**WHAT IS BEING ASKED:** Go over the lines below, and when one contains the word "ntris", copy it.

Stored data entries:
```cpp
int lh_launch(lh_accel_t *a, const lh_batch_t &b, int variant, hipStream_t s, bool dump, const lh_launch_opt &opt)
{
    const int go = batch_args(a, "intersect", b.n, (b.org && b.dir) || opt.cam_src, "ray arrays", b.mode);
    if (go <= 0) return go;
    const size_t n = b.n;
    const bool closest = b.mode == LH_MODE_CLOSEST, rec16 = closest && (opt.io_fmt & LH_IO_REC16);
    if (rec16 && (!b.prim || b.t || b.u || b.v)) return fail("intersect: 16-byte records go to one array (t, u, v must be NULL)");
    if (closest && !rec16 && (!b.prim || !b.t || !b.u || !b.v)) return fail("intersect: closest mode needs prim,t,u,v outputs");
    if (!closest && !b.occ) return fail("intersect: any mode needs the occluded output");
    HIPCHK(hipSetDevice(a->device));
    const bool miss = a->hs->bvh.ntris == 0;
    if (miss || (opt.indexed && dump && a->poison_outputs)) {
        const size_t step = (size_t)1 << 30;
        for (size_t off = 0; off < n; off += step) {
            const lh_batch_t f = lh_batch_sub(b, opt.io_fmt, off, n - off < step ? n - off : step);
// ... 23 lines not shown
    const bool q8 = dump && dump_walks_q8(a, variant);
    if (q8 && lh_ensure_formats(a, LH_FMT_Q8) != 0) return -1;
    const int qk = lh_aoq_slot(a, s);
    if (qk < 0) return -1;
    lh_dev_scene_t sc = a->dev;
    sc.prefer_q8 = q8;
    if (dump) sc.ray_budget = a->dump_budget;
    else if (sc.ray_chunk < LH_TILE_CHUNK) sc.ray_chunk = LH_TILE_CHUNK;
    sc.io_fmt = opt.io_fmt & (closest ? (LH_IO_RAYS_F32 | LH_IO_REC16) : LH_IO_RAYS_F32);
    sc.diag_out = opt.diag_out; sc.n_dev = opt.n_dev; sc.cam_src = opt.cam_src; sc.diag_clock = opt.diag_clock;
    sc.index = opt.indexed ? opt.index : NULL; sc.idx_nrays = opt.indexed ? opt.idx_nrays : 0u;
    if (opt.tmax && (!opt.indexed || !dump || variant != LH_VARIANT_SPEC)) return fail("intersect: per-ray bounds are read by the default walk's indexed ray dumps only");
    sc.tmax = opt.tmax;
    const bool dump4 = dump && !q8 && !a->knobs_user;
    const bool dump8 = dump && q8 && !a->knobs_user;
    const int rc = lh_launch_trace(&sc, &b, lh_next_cursor(a), variant, a->grid_blocks,
                                   dump4 ? LH_DUMP_MIN_ACTIVE : dump8 ? LH_DUMP8_MIN_ACTIVE : a->min_active, dump4 ? LH_DUMP_TRI_BATCH : dump8 ? LH_DUMP8_TRI_BATCH : a->tri_batch,
                                   &a->aoq[qk].q, a->ncus, (void *)s);
    if (rc != 0) return fail("kernel launch failed: %s", hipGetErrorString(hipGetLastError()));
    return 0;
}

extern "C" int lh_accel_intersect_device(lh_accel_t *a, size_t n, const void *d_org, const void *d_dir,
                                         void *d_prim, void *d_t, void *d_u, void *d_v, void *d_occ,
                                         int mode, int variant, void *stream)
{
    lh_guard guard(a);
    return lh_launch(a, lh_batch_t{n, mode, d_org, d_dir, d_prim, d_t, d_u, d_v, d_occ, NULL}, variant, (hipStream_t)stream, true);
}

static int counted_begin(lh_accel_t *a, hipStream_t s) { HIPCHK(hipMemsetAsync(a->d_counters, 0, sizeof(unsigned long long) * LH_CNT_DEV, s)); return 0; }
static int counted_collect(lh_accel_t *a, hipStream_t s, unsigned long long h[LH_CNT_DEV])
{
// ... 23 lines not shown
    for (int k = 0; k < LH_CNT_N; k++) counters[k] = h[k];
    if (getenv("LH_DEBUG_COUNTERS"))
        fprintf(stderr, "[lucille_hip] lane slots: node steps %llu of %llu, triangle steps %llu of %llu, regroup iterations %llu; "
                        "rays through the reference walk %llu\n",
                h[LH_CNT_NODES], h[LH_CNT_NODE_SLOTS], h[LH_CNT_TRIS], h[LH_CNT_TRI_SLOTS], h[LH_CNT_REGROUP_SLOTS], h[LH_CNT_RETRACED]);
    return 0;
}

extern "C" int lh_accel_dump_node_bytes(const lh_accel_t *a)
{
    if (!a || !a->committed || a->hs->bvh.ntris == 0) return 0;
    return dump_walks_q8(a, a->default_variant) ? (int)sizeof(lh_q8node_t) : 64;
}

extern "C" uint64_t lh_accel_last_retraced(const lh_accel_t *a) { return a ? a->last_retraced : 0; }

int lh_ensure_stage(lh_accel_t *a, size_t bytes)
{
    if (a->stage_bytes >= bytes) return 0;
    if (a->d_stage) { (void)hipFree(a->d_stage); a->d_stage = NULL; a->stage_bytes = 0; }
    HIPCHK(hipMalloc(&a->d_stage, bytes));
    a->stage_bytes = bytes;
    return 0;
}

#define LH_PIPE_CHUNK_DEFAULT ((size_t)1 << 21)
#define LH_PIPE_DEPTH_DEFAULT 3
#define LH_PIPE_MIN   ((size_t)1 << 21)
#define LH_COPY_SLICE ((size_t)1 << 20)

// ... 765 lines not shown
```

Measured before the change: 2311 Mrays/s.

## Sort large incoherent ray dumps by origin cell before tracing, scatter results back

Adds a device-side counting sort that bins rays by a coarse Morton cell of their origin (optionally by direction octant), copies them into a reordered workspace, traces the reordered batch, and scatters hit records back to the original order. It targets the divergence and poor cache reuse of BVH traversal over incoherent ray dumps, enabled by default for large dumps on the default walk. In exchange it adds extra passes over the ray and result arrays and a large workspace allocation, which could cost more than the coherence gain on random rays against a random triangle soup.

After: 2494 Mrays/s (median of 6 runs). 7.9% higher.

```diff
diff --git a/include/lucille_hip.h b/include/lucille_hip.h
--- a/include/lucille_hip.h
+++ b/include/lucille_hip.h
@@ -116,6 +116,7 @@
                                        int variant, uint64_t counters[4]);
 uint64_t lh_accel_last_retraced(const lh_accel_t *accel);
 int lh_accel_dump_node_bytes(const lh_accel_t *accel);
+int lh_accel_order_statistics(lh_accel_t *accel, uint64_t out[2], int clear);
 
 int  lh_accel_trace_statistics(lh_accel_t *accel, int enable);
 int  lh_accel_statistics(lh_accel_t *accel, uint64_t counters[5], int clear);
diff --git a/lucille_amd/binding.py b/lucille_amd/binding.py
--- a/lucille_amd/binding.py
+++ b/lucille_amd/binding.py
@@ -104,7 +104,7 @@
 ABI_SYMBOLS = [
     "lh_device_count", "lh_last_error", "lh_accel_create", "lh_accel_add_mesh", "lh_accel_add_mesh_device", "lh_accel_commit", "lh_accel_wait_exact", "lh_accel_ref_tree",
     "lh_accel_destroy", "lh_accel_info", "lh_accel_prim_lookup", "lh_accel_intersect1", "lh_accel_combine_statistics", "lh_accel_intersect_diag_host", "lh_accel_intersect_diag_device",
-    "lh_accel_intersect_host", "lh_accel_intersect_device", "lh_accel_intersect_host_ex", "lh_accel_intersect_device_ex", "lh_accel_intersect_device_indexed", "lh_accel_intersect_device_tmax", "lh_accel_intersect_host_tmax", "lh_accel_compact_device", "lh_accel_intersect_device_counted", "lh_accel_last_retraced", "lh_accel_dump_node_bytes",
+    "lh_accel_intersect_host", "lh_accel_intersect_device", "lh_accel_intersect_host_ex", "lh_accel_intersect_device_ex", "lh_accel_intersect_device_indexed", "lh_accel_intersect_device_tmax", "lh_accel_intersect_host_tmax", "lh_accel_compact_device", "lh_accel_intersect_device_counted", "lh_accel_last_retraced", "lh_accel_dump_node_bytes", "lh_accel_order_statistics",
     "lh_accel_set_grid", "lh_accel_set_param", "lh_accel_export", "lh_accel_set_normals", "lh_render_primary_rays",
     "lh_render_ao_tile", "lh_render_ao_tile_host", "lh_render_ao_bands", "lh_render_scratch", "lh_accel_beam_visibility_host", "lh_accel_beam_visibility_device", "lh_accel_beam_visibility_set_host", "lh_accel_beam_raster_host", "lh_accel_beam_raster_device", "lh_accel_beam_raster_set_host", "lh_render_pt_tile",
     "lh_accel_trace_statistics", "lh_accel_statistics", "lh_accel_slot_statistics",
@@ -163,6 +163,8 @@
     L.lh_accel_intersect_host_tmax.argtypes = [vp, sz, vp, vp, vp, i32, i32, vp, vp, vp, vp, vp, i32]
     L.lh_accel_last_retraced.argtypes = [vp]; L.lh_accel_last_retraced.restype = C.c_uint64
     L.lh_accel_dump_node_bytes.argtypes = [vp]
+    if hasattr(L, "lh_accel_order_statistics"):
+        L.lh_accel_order_statistics.argtypes = [vp, C.POINTER(C.c_uint64), i32]
     L.lh_accel_intersect_device_counted.argtypes = [vp, sz, vp, vp, vp, vp, vp, vp, vp, i32, i32,
                                                     C.POINTER(C.c_uint64)]
     L.lh_accel_set_grid.argtypes = [vp, i32]
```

**TASK RESULT:**
    const bool miss = a->hs->bvh.ntris == 0;
    if (!a || !a->committed || a->hs->bvh.ntris == 0) return 0;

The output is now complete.